Het normenkader indicatieproces beschrijft de kwaliteitseisen waaraan elke indicatiestelling moet voldoen. Het geeft daarmee richting en duidelijkheid: wat mag een cliënt, collega of zorgverzekeraar van een indicatie verwachten? De normen staan niet los van elkaar; ze zijn onderling verbonden en versterken elkaar. Samen vormen ze de beroepsstandaard die verpleegkundigen ondersteunt bij het vaststellen van passende, doelgerichte en kwalitatief hoogwaardige zorg.
De eerste norm benadrukt jouw professionele verantwoordelijkheid en autonomie als hbo-verpleegkundige. Je gebruikt je kennis, ethisch besef en klinische vaardigheden om zorgvuldig te beoordelen welke zorg iemand nodig heeft. Deze autonomie vraagt om een stevig fundament: je combineert evidence-based kennis met je professionele oordeel, en je bent in staat om daarover verantwoording af te leggen.

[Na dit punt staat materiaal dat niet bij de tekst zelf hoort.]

# 14chanwa/remotesensingProject

Measured on AMD Instinct MI355X. Metric: Mpixel*disparity-hypotheses/s, higher is better.
Workload: dtype f32

## Files before the change

include/rslf_hip.h:

```cpp
#ifndef RSLF_HIP_H
#define RSLF_HIP_H

#include <stddef.h>
#include <stdint.h>

#ifdef __cplusplus
extern "C" {
#endif

#define RSLF_ABI_VERSION 6

typedef enum rslf_status {
    RSLF_OK = 0,
    RSLF_ERR_INVALID_ARG = -1,
    RSLF_ERR_UNSUPPORTED = -2,
    RSLF_ERR_HIP = -3,
    RSLF_ERR_NO_DEVICE = -4,
    RSLF_ERR_ALLOC = -5,
    RSLF_ERR_INTERNAL = -6
} rslf_status;

typedef struct rslf_params {
    float edge_score_threshold;
    float line_score_threshold;
// ... 327 lines not shown
int rslf_render_fit(rslf_ctx* ctx, const float* d_plane, int rows, int cols, size_t row_stride, const uint8_t* d_valid, int mode,
                    double* h_min, double* h_max);
int rslf_render_fit_many(rslf_ctx* ctx, const float* d_planes, int n_planes, size_t plane_stride, int rows, int cols, size_t row_stride,
                         const uint8_t* d_valid, int mode, double* h_minmax);
int rslf_render_planes(rslf_ctx* ctx, const float* d_planes, int n_planes, size_t plane_stride, int rows, int cols, size_t row_stride,
                       double min, double max, int formula, const uint8_t* lut_bgr, const uint8_t* d_valid, int mask_mode,
                       const rslf_volume* vol, int slice_kind, int index, float shadow_level, uint8_t* d_bgr_out);
int rslf_render_planes_each(rslf_ctx* ctx, const float* d_planes, int n_planes, size_t plane_stride, int rows, int cols, size_t row_stride,
                            const double* h_minmax, int formula, const uint8_t* lut_bgr, const uint8_t* d_valid, int mask_mode,
                            const rslf_volume* vol, int slice_kind, int index, float shadow_level, uint8_t* d_bgr_out);
int rslf_render_planes_host(rslf_ctx* ctx, const float* h_planes, int n_planes, size_t plane_stride, int rows, int cols, size_t row_stride,
                            const uint8_t* h_valid, int fit_mode, int fit_plane, int fit_masked, int formula, const uint8_t* lut_bgr,
                            int mask_mode, const rslf_volume* vol, int slice_kind, int index, float shadow_level, uint8_t* h_bgr_out,
                            double* h_minmax);
int rslf_render_epi_lines(rslf_ctx* ctx, const float* d_depth_vu, const uint8_t* d_mask_vu, int V, int S, int U, int s_hat, int v_first,
                          int n_rows, const uint8_t* lut_bgr, uint8_t* d_bgr_out);
int rslf_render_epi_lines_host(rslf_ctx* ctx, const float* h_depth_vu, const uint8_t* h_mask_vu, int V, int S, int U, int s_hat, int v_first,
                               int n_rows, const uint8_t* lut_bgr, uint8_t* h_bgr_out);
int rslf_render_centre_index(int n, int* index);
int rslf_render_scaled_row(int v, int dim_v, int dim_v_orig, int* row);

int rslf_last_scan_kernel_ms(rslf_ctx* ctx, float* ms);
int rslf_scan_time_total_ms(rslf_ctx* ctx, float* ms, int* launches);

#ifdef __cplusplus
}
#endif
#endif
```

remotesensingproject_amd/_lib.py:

```python
from __future__ import annotations

import ctypes as C
import os

from . import build as _build

_LIB = None

ABI_VERSION = 6

SYMBOLS = [
    "rslf_abi_version", "rslf_status_string", "rslf_last_error", "rslf_device_count", "rslf_default_params",
    "rslf_ctx_create", "rslf_ctx_destroy", "rslf_ctx_set_stream", "rslf_ctx_synchronize", "rslf_ctx_set_debug", "rslf_debug_inject",
    "rslf_multi_create", "rslf_multi_destroy", "rslf_multi_device_count", "rslf_multi_set_chunk_rows", "rslf_multi_peer_access",
    "rslf_multi_depth1d_pile_f32", "rslf_multi_depth1d_pile_u8", "rslf_multi_depth1d_pile_f32_dev",
    "rslf_multi_depth2d_run_f32", "rslf_multi_depth2d_run_u8", "rslf_multi_fine_to_coarse_run_host",
    "rslf_volume_create", "rslf_volume_destroy", "rslf_volume_describe",
    "rslf_volume_upload_epis_f32", "rslf_volume_upload_epis_u8",
    "rslf_volume_upload_images_f32", "rslf_volume_upload_images_u8", "rslf_volume_pack_device_f32",
    "rslf_edge_confidence_pile", "rslf_depth_epi_pile", "rslf_selective_median",
    "rslf_depth1d_pile_run", "rslf_depth1d_pile_run_host", "rslf_last_scan_kernel_ms", "rslf_scan_time_total_ms",
    "rslf_edge_confidence_2d", "rslf_depth_epi_2d", "rslf_depth2d_run",
    "rslf_sweep_begin", "rslf_sweep_visit_scan", "rslf_sweep_visit_finish", "rslf_sweep_end",
    "rslf_depth_epi_scan", "rslf_depth1d_run",
    "rslf_f2c_level_dims", "rslf_downsample_epis_f32", "rslf_downsample_epis_u8", "rslf_device_max_f32", "rslf_f2c_tighten_bounds", "rslf_f2c_fuse",
    "rslf_depth2d_run_host", "rslf_fine_to_coarse_run_host", "rslf_kernel_columns_pile", "rslf_volume_upload_images_xf_f32", "rslf_volume_upload_images_xf_u8",
    "rslf_volume_upload_epis_u16", "rslf_volume_upload_images_u16", "rslf_volume_upload_images_xf_u16", "rslf_downsample_epis_u16",
    "rslf_multi_depth1d_pile_u16", "rslf_multi_depth2d_run_u16", "rslf_fine_to_coarse_run_host_u16",
    "rslf_multi_fine_to_coarse_run_host_u16",
    "rslf_render_fit", "rslf_render_planes", "rslf_render_epi_lines", "rslf_render_centre_index", "rslf_render_scaled_row",
    "rslf_render_fit_many", "rslf_render_planes_each", "rslf_render_planes_host", "rslf_render_epi_lines_host",
    "rslf_line_confidence_pile", "rslf_sweep_line_confidence", "rslf_depth_epi_2d_lc", "rslf_depth2d_run_lc", "rslf_depth2d_run_host_lc",
    "rslf_f2c_pyramid_dims", "rslf_fine_to_coarse_run_host_lc", "rslf_fine_to_coarse_run_host_u16_lc",
    "rslf_f2c_run_host", "rslf_f2c_run_destroy", "rslf_f2c_run_describe", "rslf_f2c_run_copy", "rslf_f2c_run_volume",
    "rslf_f2c_run_render_depth_maps", "rslf_f2c_run_render_depth_maps_host", "rslf_f2c_run_render_depth_pyr",
    "rslf_f2c_run_render_depth_pyr_host", "rslf_f2c_run_render_epi_pyr", "rslf_f2c_run_render_epi_pyr_host",
    "rslf_depth_epi_scores", "rslf_depth_epi_scores_host",
]


class RslfParams(C.Structure):

    _fields_ = [
        ("edge_score_threshold", C.c_float),
# ... 108 lines not shown
    L.rslf_volume_upload_images_f32.argtypes = [vp, C.POINTER(vp), C.c_size_t, cf, C.POINTER(cf)]
    L.rslf_volume_upload_images_u8.argtypes = [vp, C.POINTER(vp), C.c_size_t]
    L.rslf_volume_upload_images_xf_f32.argtypes = [vp, C.POINTER(vp), C.c_size_t, cf, C.POINTER(cf), ci, ci]
    L.rslf_volume_upload_images_xf_u8.argtypes = [vp, C.POINTER(vp), C.c_size_t, ci, ci]
    L.rslf_volume_upload_epis_u16.argtypes = L.rslf_volume_upload_epis_f32.argtypes
    L.rslf_volume_upload_images_u16.argtypes = L.rslf_volume_upload_images_f32.argtypes
    L.rslf_volume_upload_images_xf_u16.argtypes = L.rslf_volume_upload_images_xf_f32.argtypes
    L.rslf_volume_pack_device_f32.argtypes = [vp, vp, cf, C.POINTER(cf)]
    L.rslf_edge_confidence_pile.argtypes = [vp, vp, ci, C.POINTER(RslfParams), vp, vp]
    L.rslf_depth_epi_pile.argtypes = [vp, vp, vp, vp, cf, cf, ci, ci, vp, vp, vp, vp, vp, C.POINTER(RslfParams),
                                      vp, vp, vp, vp, C.POINTER(RslfStats)]
    L.rslf_selective_median.argtypes = [vp, vp, vp, vp, ci, ci, vp, cf]
    L.rslf_depth_epi_scan.argtypes = [vp, vp, vp, vp, cf, cf, ci, ci, vp, vp, vp, vp, vp, C.POINTER(RslfParams),
                                      vp, vp, vp, C.POINTER(RslfStats)]
    L.rslf_depth_epi_scores.argtypes = [vp, vp, vp, vp, cf, cf, ci, ci, C.POINTER(RslfParams), vp, ci, ci, vp, C.POINTER(RslfStats)]
    L.rslf_depth_epi_scores_host.argtypes = L.rslf_depth_epi_scores.argtypes
    L.rslf_depth1d_run.argtypes = [vp, vp, cf, cf, ci, ci, C.POINTER(RslfParams), vp, vp, vp, vp, vp, vp, vp,
                                   C.POINTER(RslfStats)]
    L.rslf_depth1d_pile_run.argtypes = [vp, vp, cf, cf, ci, ci, C.POINTER(RslfParams), vp, vp, vp, vp, vp, vp, vp, vp,
                                        C.POINTER(RslfStats)]
    L.rslf_depth1d_pile_run_host.argtypes = L.rslf_depth1d_pile_run.argtypes
    L.rslf_last_scan_kernel_ms.argtypes = [vp, C.POINTER(cf)]
    L.rslf_scan_time_total_ms.argtypes = [vp, C.POINTER(cf), C.POINTER(ci)]
    L.rslf_sweep_begin.argtypes = [vp, vp, vp, vp, ci, ci, ci]
    L.rslf_sweep_visit_scan.argtypes = [vp, vp, vp, vp, cf, cf, ci, ci, vp, vp, vp, vp, vp, C.POINTER(RslfParams)]
    L.rslf_sweep_visit_finish.argtypes = [vp, vp, ci, vp, vp, vp, vp, C.POINTER(RslfParams)]
    L.rslf_sweep_end.argtypes = [vp, ci, ci, C.POINTER(RslfStats)]
    L.rslf_multi_create.argtypes = [C.POINTER(ci), ci, C.POINTER(vp)]
    L.rslf_multi_destroy.argtypes = [vp]
    L.rslf_multi_device_count.argtypes = [vp]
    L.rslf_multi_set_chunk_rows.argtypes = [vp, ci]
    L.rslf_multi_peer_access.argtypes = [vp, ci, ci]
    L.rslf_debug_inject.argtypes = [C.c_char_p, ci]
    L.rslf_multi_depth1d_pile_f32.argtypes = [vp, C.POINTER(vp), C.c_size_t, ci, ci, ci, ci, cf, cf, cf, ci, ci, C.POINTER(RslfParams),
                                              vp, vp, vp, vp, vp, vp, vp, vp, C.POINTER(RslfStats), C.POINTER(cf)]
    L.rslf_multi_depth1d_pile_f32_dev.argtypes = [vp, C.POINTER(vp), C.c_size_t, ci, ci, ci, ci, cf, cf, cf, ci, ci, C.POINTER(RslfParams), ci,
                                                  vp, vp, vp, vp, vp, vp, vp, vp, C.POINTER(RslfStats), C.POINTER(cf)]
    L.rslf_multi_depth1d_pile_u8.argtypes = [vp, C.POINTER(vp), C.c_size_t, ci, ci, ci, ci, cf, cf, ci, ci, C.POINTER(RslfParams),
                                             vp, vp, vp, vp, vp, vp, vp, vp, C.POINTER(RslfStats)]
    L.rslf_multi_depth2d_run_f32.argtypes = [vp, C.POINTER(vp), C.c_size_t, ci, ci, ci, ci, cf, cf, cf, ci, C.POINTER(RslfParams),
                                             vp, vp, vp, vp, vp, vp, C.POINTER(RslfStats), C.POINTER(cf)]
    L.rslf_multi_depth1d_pile_u16.argtypes = L.rslf_multi_depth1d_pile_f32.argtypes
    L.rslf_multi_depth2d_run_u16.argtypes = L.rslf_multi_depth2d_run_f32.argtypes
    L.rslf_multi_depth2d_run_u8.argtypes = [vp, C.POINTER(vp), C.c_size_t, ci, ci, ci, ci, cf, cf, ci, C.POINTER(RslfParams),
                                            vp, vp, vp, vp, vp, vp, C.POINTER(RslfStats)]
    L.rslf_multi_fine_to_coarse_run_host.argtypes = [vp, C.POINTER(vp), ci, ci, ci, ci, ci, C.c_size_t, cf, cf, ci, cf, C.POINTER(RslfParams),
# ... 68 lines not shown
```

Indiceren is geen trucje dat je één keer leert, maar een complex proces dat voortdurende scholing en ontwikkeling vraagt. Als beroepsgroep hebben verpleegkundigen een gezamenlijke verantwoordelijkheid om de kwaliteit van indicaties te blijven verbeteren. Door actief te investeren in scholing indiceren en samen te leren, groeit niet alleen jouw eigen vakmanschap, maar ook het vertrouwen in de beroepsgroep als geheel.

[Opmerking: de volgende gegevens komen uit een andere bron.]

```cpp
template <int CH>
__global__ void __launch_bounds__(256) rs_hist_census_direct_kernel(const uint32_t *__restrict__ keys, int64_t n, uint32_t mask, RadixScratchView r,
                                                                     uint32_t *__restrict__ acc, DepthCensus census)
{
    __shared__ uint32_t bins[NB];
    __shared__ unsigned long long csum[4];
    __shared__ uint32_t cor[4], cand[4];
    const int t = threadIdx.x, chunk = rs_chunk_of_block(r.chunks);
    if (chunk < 0) return;
    bins[t] = 0u;
    __syncthreads();
    const int64_t base = (int64_t)chunk * CH;
    KeyCensus mine;
#pragma unroll
    for (int b = 0; b < CH / 256; b++)
    {
        const int64_t i = base + 256 * b + t;
        if (i < n)
        {
// ... 538 lines not shown
    {
        const DepthSplit ds = depth_split_of(g);
        const dim3 grid((unsigned)g.rs.chunks);
        if (P < DSPL_SMALL_BELOW) hipLaunchKernelGGL(depth_split_sample_kernel<DSPL_SAMPLES_SMALL>, dim3(NB - 1), dim3(256), 0, s, P, g, ds);
        else hipLaunchKernelGGL(depth_split_sample_kernel<DSPL_SAMPLES>, dim3(NB - 1), dim3(256), 0, s, P, g, ds);
        TS_WITH_CHUNK(g.rs.chunk,
                      hipLaunchKernelGGL((depth_split_hist_kernel<CH>), grid, dim3(256), 0, s, (int64_t)P, g, g.rs, g.rs.slabacc[0], ds);
                      hipLaunchKernelGGL((depth_split_scatter_kernel<CH>), grid, dim3(256), 0, s, (int64_t)P, g, g.rs, (const uint32_t *)g.rs.slabacc[0], ds, host_out))
        return;
    }
    DepthCensus c;
    c.tiles_touched = g.tiles_touched;
    c.chunk_sum = (unsigned long long *)g.blocksum;
    c.chunk_or = g.tiles_sorted;
    c.chunk_and = g.offsets;
    c.n_out = (unsigned long long *)g.blocksum + (P + SB - 1) / SB;
    c.host_out = host_out;
    c.top_const = g.top_const;
    c.force_varying = g_force_pass4 ? 0xFF000000u : 0u;
    const dim3 grid((unsigned)g.rs.chunks);
    const uint32_t *keys = (const uint32_t *)g.depth;
    const unsigned long long *no_count = nullptr;
    const uint32_t *no_vals = nullptr, *no_skip = nullptr;
    if (form == DepthForm::LsdTickets)
    {
        TS_WITH_CHUNK(g.rs.chunk, hipLaunchKernelGGL((rs_hist_kernel<true, CH>), grid, dim3(256), 0, s, keys, (int64_t)P, no_count, 0, 0xFFu, g.rs, c, no_skip))
        return;
    }
    TS_WITH_CHUNK(g.rs.chunk,
                  hipLaunchKernelGGL((rs_hist_census_direct_kernel<CH>), grid, dim3(256), 0, s, keys, (int64_t)P, 0xFFu, g.rs, g.rs.slabacc[0], c);
                  hipLaunchKernelGGL((rs_scatter_kernel<true, CH, true, true>), grid, dim3(256), 0, s, keys, no_vals, g.sk[0], g.sv[0], (int64_t)P, no_count, 0, 8,
                                     g.rs, no_skip, (const uint32_t *)g.rs.slabacc[0], g.rs.slabacc[1], c))
}
void ts_sort_by_depth_finish(const GeometryStateView &g, int32_t P, hipStream_t s)
{
    if (P <= 0) return;
    switch (depth_form(P, g.rs))
    {
    case DepthForm::OneLaunch: return;
    case DepthForm::Split:
        if (P < DB_SMALL_BELOW)
            hipLaunchKernelGGL(depth_bucket_sort_kernel<DB_SMALL_WAVES>, dim3(NB), dim3(64 * DB_SMALL_WAVES), 0, s, P, g, depth_split_of(g),
                               min(g_depth_bucket_cap, 64 * DB_SMALL_WAVES * DB_KB));
        else hipLaunchKernelGGL(depth_bucket_sort_kernel<DB_WAVES>, dim3(NB), dim3(64 * DB_WAVES), 0, s, P, g, depth_split_of(g), g_depth_bucket_cap);
        return;
    case DepthForm::LsdTickets:
        ts_radix_scatter((const uint32_t *)g.depth, nullptr, g.sk[0], g.sv[0], P, nullptr, 0, 8, g.rs, s);
        ts_radix_pass(g.sk[0], g.sv[0], g.sk[1], g.sv[1], P, nullptr, 8, 8, g.rs, s);
        ts_radix_pass(g.sk[1], g.sv[1], g.sk[0], g.sv[0], P, nullptr, 16, 8, g.rs, s);
        ts_radix_pass(g.sk[0], g.sv[0], g.sk[1], g.sv[1], P, nullptr, 24, 8, g.rs, s, g.top_const);
        return;
    case DepthForm::LsdDirect:
        ts_radix_pass_direct(g.sk[0], g.sv[0], g.sk[1], g.sv[1], P, nullptr, 8, 8, g.rs, 1, s);
        ts_radix_pass_direct(g.sk[1], g.sv[1], g.sk[0], g.sv[0], P, nullptr, 16, 8, g.rs, 0, s);
        ts_radix_pass_direct(g.sk[0], g.sv[0], g.sk[1], g.sv[1], P, nullptr, 24, 8, g.rs, 1, s, g.top_const);
        return;
    }
}

bool ts_scan_two_level(int32_t P) { return ts_radix_tickets_forced() || (P + SB - 1) / SB > 2048; }
void ts_scan_offsets(const GeometryStateView &g, int32_t P, hipStream_t s)
{
    if (P <= 0) return;
    switch (depth_form(P, g.rs))
    {
    case DepthForm::OneLaunch:
    case DepthForm::Split: return;
    case DepthForm::LsdDirect:
    case DepthForm::LsdTickets: break;
    }
    hipLaunchKernelGGL(gather_blocksum_kernel, dim3((unsigned)((P + SB - 1) / SB)), dim3(256), 0, s, P, g, ts_scan_two_level(P));
}

void ts_force_depth_pass4(bool on) { g_force_pass4 = on; }
void ts_lab_depth_split(int mode, int bucket_cap)
{
    g_depth_split_mode = mode;
    g_depth_bucket_cap = bucket_cap > 0 && bucket_cap < DB_CAP ? bucket_cap : DB_CAP;
}
```

triangle-splatting_amd/csrc/ts2d_api.h:

```cpp
#ifndef TS2D_API_H
#define TS2D_API_H

#include "../../include/ts2d.h"
#include "ts2d_common.h"

#pragma GCC visibility push(hidden)
int ts_fail(int code, const char *fmt, ...) __attribute__((format(printf, 2, 3)));

#define TS_HIP(expr)                                                                                                   \
    do                                                                                                                 \
    {                                                                                                                  \
        hipError_t e_ = (expr);                                                                                        \
        if (e_ != hipSuccess) return ts_fail(TS2D_ERR_HIP, "%s failed: %s", #expr, hipGetErrorString(e_));           \
    } while (0)

#define TS_CHECK(flags, stream, what)                                                                                  \
    do                                                                                                                 \
    {                                                                                                                  \
        hipError_t e_ = hipGetLastError();                                                                             \
        if (e_ == hipSuccess && ((flags)&TS2D_FLAG_DEBUG)) e_ = hipStreamSynchronize(stream);                          \
        if (e_ != hipSuccess) return ts_fail(TS2D_ERR_HIP, "%s: %s", what, hipGetErrorString(e_));                     \
    } while (0)

struct ProfScope
{
    hipStream_t s;
    int row = -1;
    hipEvent_t a = nullptr, b = nullptr;
    ProfScope(const char *name, hipStream_t stream);
    ~ProfScope();
};

struct EarlyCount
{
    unsigned long long *host = nullptr;
    hipEvent_t ev = nullptr;
};
bool acquire_early_count(EarlyCount &e);
int wait_instance_count(int P, const ts2d_state *state, const EarlyCount *early, hipStream_t s, int64_t *num_rendered);

int ts_order_triangles(uint32_t flags, const GeometryStateView &g, int P, const EarlyCount *early, hipStream_t s);
int ts_order_instances(uint32_t flags, int P, int grid_x, int ntiles, const GeometryStateView &g, const BinningStateView &b, const ImageStateView &im,
                       float *contrib_sum, float *contrib_max, int64_t N, const unsigned long long *n_dev, const QuadMaskArgs &quad, hipStream_t s);

#pragma GCC visibility pop
#endif
```

triangle-splatting_amd/csrc/ts2d_common.h:

```cpp
#pragma once
#include <hip/hip_runtime.h>
#include <stddef.h>
#include <stdint.h>

#define TS_TILE 16
#define TS_ALIGN 256

#define TS_REC_FLOATS 16

#define TS_ID_BITS 28
#define TS_ID_MASK 0x0FFFFFFFu
#define TS_GRAD_FLOATS 16

#ifndef TS_RS_CHUNK
#define TS_RS_CHUNK 4096
#endif
#define TS_RS_CHUNK_MID 2048
#define TS_RS_CHUNK_SMALL 1024
#define TS_RS_SMALL_BELOW 2500000
static inline int ts_instance_chunk(size_t n) { return n <= (size_t)TS_RS_SMALL_BELOW ? TS_RS_CHUNK_SMALL : TS_RS_CHUNK; }
static inline int ts_depth_chunk(size_t n) { return n <= (size_t)TS_RS_SMALL_BELOW ? TS_RS_CHUNK_SMALL : TS_RS_CHUNK_MID; }
#define TS_RS_BINS 256
#define TS_RS_TICKET_EXTRA 8
struct RadixScratchView
// ... 138 lines not shown
    }
    return lo;
}

static inline void ts_binning_set_count(BinningStateView &v, int64_t n)
{
    v.rs.chunks = (int)((n + v.rs.chunk - 1) / v.rs.chunk);
    v.rs.slabs = (v.rs.chunks + 63) / 64;
}
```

Bij indiceren draait het niet alleen om het toewijzen van uren of handelingen, maar vooral om het doel van zorg. Je werkt resultaatgericht, met oog voor eigen regie en zelfredzaamheid van de cliënt. Dat vraagt kennis van concepten als reablement en positieve gezondheid, maar ook vaardigheden in motiverende gespreksvoering en samenwerking binnen de wijk. Als gezondheidsbevorderaar draag je actief bij aan het versterken van de cliënt in plaats van enkel het oplossen van problemen.
Een goede indicatie komt tot stand via een gestructureerd en transparant proces. Het verpleegkundig proces – van anamnese en diagnose tot interventies en evaluatie – vormt hierbij de leidraad. Door methodisch te werken, kun je samen met de cliënt onderbouwde keuzes maken en zorg vaststellen die in verhouding staat tot de gewenste resultaten. Zo maak je het proces navolgbaar én toetsbaar.
Tot slot is zorgvuldige verslaglegging onmisbaar. Elke stap in het verpleegkundig proces moet worden vastgelegd om continuïteit, overdraagbaarheid en kwaliteit van zorg te waarborgen. Het zorgplan fungeert daarbij als het centrale werkinstrument voor verpleegkundigen en verzorgenden. De keuze voor een specifieke classificatie – zoals NANDA-I, NIC, NOC, Omaha System, of ICF – is minder bepalend dan de manier waarop je de informatie volledig en correct ordent en vastlegt.